[Excerpted data Boundary: Start]
template <int K, bool CIRC> struct UniRqs {
  static constexpr int TOTAL = 3 * K - 1, FPL = 1, NT = (TOTAL + 3) / 4;
  static __device__ __forceinline__ float shift(float v, float bound) {
    const float period = 2.f * bound;
    float r = fmodf(v, period);
    r = (r < 0.f) ? r + period : r;
    return r - bound;
  }
  template <bool INV> static __device__ __forceinline__ void poison(float* p, int base, float nan_or_zero) {
#if ARH_POISON_ONE
    p[base + (INV ? K : 0)] += nan_or_zero;
#else
#pragma unroll
    for (int j = 0; j < K; ++j) p[base + (INV ? K : 0) + j] += nan_or_zero;
#endif
  }
  static constexpr int NKNOT = K + 1;
  template <typename P, typename A> static __device__ __forceinline__ void fwd(const P& p, int base, const A& a, float x, float& y, float& lj, int* k = nullptr, float* ks = nullptr) {
    int kk;
    rqs_lean<K, false>([&](int j) { return p(base + j); }, [&](int j) { return p(base + K + j); }, [&](int j) { return p(base + 2 * K + j); }, a.lc,
                       CIRC ? shift(x, a.bound) : x, y, lj, kk, ks);
    if (k) *k = kk;
  }
  template <typename P, typename A> static __device__ __forceinline__ float inv(const P& p, int base, const A& a, float y) {
    float x, lj;
    rqs_lean<K, true>([&](int j) { return p(base + j); }, [&](int j) { return p(base + K + j); }, [&](int j) { return p(base + 2 * K + j); }, a.lc, y, x, lj);
    return CIRC ? shift(x, a.bound) : x;
  }
};
template <int P, int L1> struct UniSos {
  static constexpr int TOTAL = P * L1 + 1, FPL = 1, NT = (TOTAL + 3) / 4, NKNOT = 1;
  template <bool INV> static __device__ __forceinline__ void poison(float* p, int base, float nan_or_zero) {
    p[base] += nan_or_zero;
    p[base + P * L1] += nan_or_zero;
  }
  template <typename Pa, typename A> static __device__ __forceinline__ void fwd(const Pa& p, int base, const A& a, float x, float& y, float& lj, int* k = nullptr, float* ks = nullptr) {
    auto ld = [&](int j) { return p(base + j); };
    y = sos_f<float>(Fixed<P>{}, Fixed<L1>{}, a.sos, ld, x) + p(base + P * L1);
    lj = t_log(sos_g<float>(Fixed<P>{}, Fixed<L1>{}, a.sos, ld, x));
  }
};
template <int NC> struct UniBernBounded {
  static constexpr int TOTAL = NC - 5, FPL = 1, NT = (TOTAL + 3) / 4, NKNOT = 1;
  template <bool INV> static __device__ __forceinline__ void poison(float* p, int base, float nan_or_zero) { p[base] += nan_or_zero; }
  template <typename Pa, typename A> static __device__ __forceinline__ void fwd(const Pa& p, int base, const A& a, float x, float& y, float& lj, int* k = nullptr, float* ks = nullptr) {
    float th[NC];
    bern_theta_bounded<float>(Fixed<NC>{}, [&](int j) { return p(base + j); }, a.bound, th);
    const BernTails<float> t = bern_tails<float>(Fixed<NC>{}, th, true, a.bound, a.eps);
    float d;
    bern_fwd<float>(Fixed<NC>{}, th, t, a.bound, x, y, d, a.eps);
    lj = t_log(d);
  }
};
typedef UniSos<3, 5> UniSos3x5;
typedef UniBernBounded<22> UniBern17;
typedef UniRqs<8, false> UniRqs8;
typedef UniRqs<4, false> UniRqs4;
typedef UniRqs<16, false> UniRqs16;
typedef UniRqs<8, true> UniCircRqs8;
[Excerpted data Boundary: End]
[Requirement]: The full set of entries must be transcribed exactly.

[Solved problem]:
template <int K, bool CIRC> struct UniRqs {
  static constexpr int TOTAL = 3 * K - 1, FPL = 1, NT = (TOTAL + 3) / 4;
  static __device__ __forceinline__ float shift(float v, float bound) {
    const float period = 2.f * bound;
    float r = fmodf(v, period);
    r = (r < 0.f) ? r + period : r;
    return r - bound;
  }
  template <bool INV> static __device__ __forceinline__ void poison(float* p, int base, float nan_or_zero) {
#if ARH_POISON_ONE
    p[base + (INV ? K : 0)] += nan_or_zero;
#else
#pragma unroll
    for (int j = 0; j < K; ++j) p[base + (INV ? K : 0) + j] += nan_or_zero;
#endif
  }
  static constexpr int NKNOT = K + 1;
  template <typename P, typename A> static __device__ __forceinline__ void fwd(const P& p, int base, const A& a, float x, float& y, float& lj, int* k = nullptr, float* ks = nullptr) {
    int kk;
    rqs_lean<K, false>([&](int j) { return p(base + j); }, [&](int j) { return p(base + K + j); }, [&](int j) { return p(base + 2 * K + j); }, a.lc,
                       CIRC ? shift(x, a.bound) : x, y, lj, kk, ks);
    if (k) *k = kk;
  }
  template <typename P, typename A> static __device__ __forceinline__ float inv(const P& p, int base, const A& a, float y) {
    float x, lj;
    rqs_lean<K, true>([&](int j) { return p(base + j); }, [&](int j) { return p(base + K + j); }, [&](int j) { return p(base + 2 * K + j); }, a.lc, y, x, lj);
    return CIRC ? shift(x, a.bound) : x;
  }
};
template <int P, int L1> struct UniSos {
  static constexpr int TOTAL = P * L1 + 1, FPL = 1, NT = (TOTAL + 3) / 4, NKNOT = 1;
  template <bool INV> static __device__ __forceinline__ void poison(float* p, int base, float nan_or_zero) {
    p[base] += nan_or_zero;
    p[base + P * L1] += nan_or_zero;
  }
  template <typename Pa, typename A> static __device__ __forceinline__ void fwd(const Pa& p, int base, const A& a, float x, float& y, float& lj, int* k = nullptr, float* ks = nullptr) {
    auto ld = [&](int j) { return p(base + j); };
    y = sos_f<float>(Fixed<P>{}, Fixed<L1>{}, a.sos, ld, x) + p(base + P * L1);
    lj = t_log(sos_g<float>(Fixed<P>{}, Fixed<L1>{}, a.sos, ld, x));
  }
};
template <int NC> struct UniBernBounded {
  static constexpr int TOTAL = NC - 5, FPL = 1, NT = (TOTAL + 3) / 4, NKNOT = 1;
  template <bool INV> static __device__ __forceinline__ void poison(float* p, int base, float nan_or_zero) { p[base] += nan_or_zero; }
  template <typename Pa, typename A> static __device__ __forceinline__ void fwd(const Pa& p, int base, const A& a, float x, float& y, float& lj, int* k = nullptr, float* ks = nullptr) {
    float th[NC];
    bern_theta_bounded<float>(Fixed<NC>{}, [&](int j) { return p(base + j); }, a.bound, th);
    const BernTails<float> t = bern_tails<float>(Fixed<NC>{}, th, true, a.bound, a.eps);
    float d;
    bern_fwd<float>(Fixed<NC>{}, th, t, a.bound, x, y, d, a.eps);
    lj = t_log(d);
  }
};
typedef UniSos<3, 5> UniSos3x5;
typedef UniBernBounded<22> UniBern17;
typedef UniRqs<8, false> UniRqs8;
typedef UniRqs<4, false> UniRqs4;
typedef UniRqs<16, false> UniRqs16;
typedef UniRqs<8, true> UniCircRqs8;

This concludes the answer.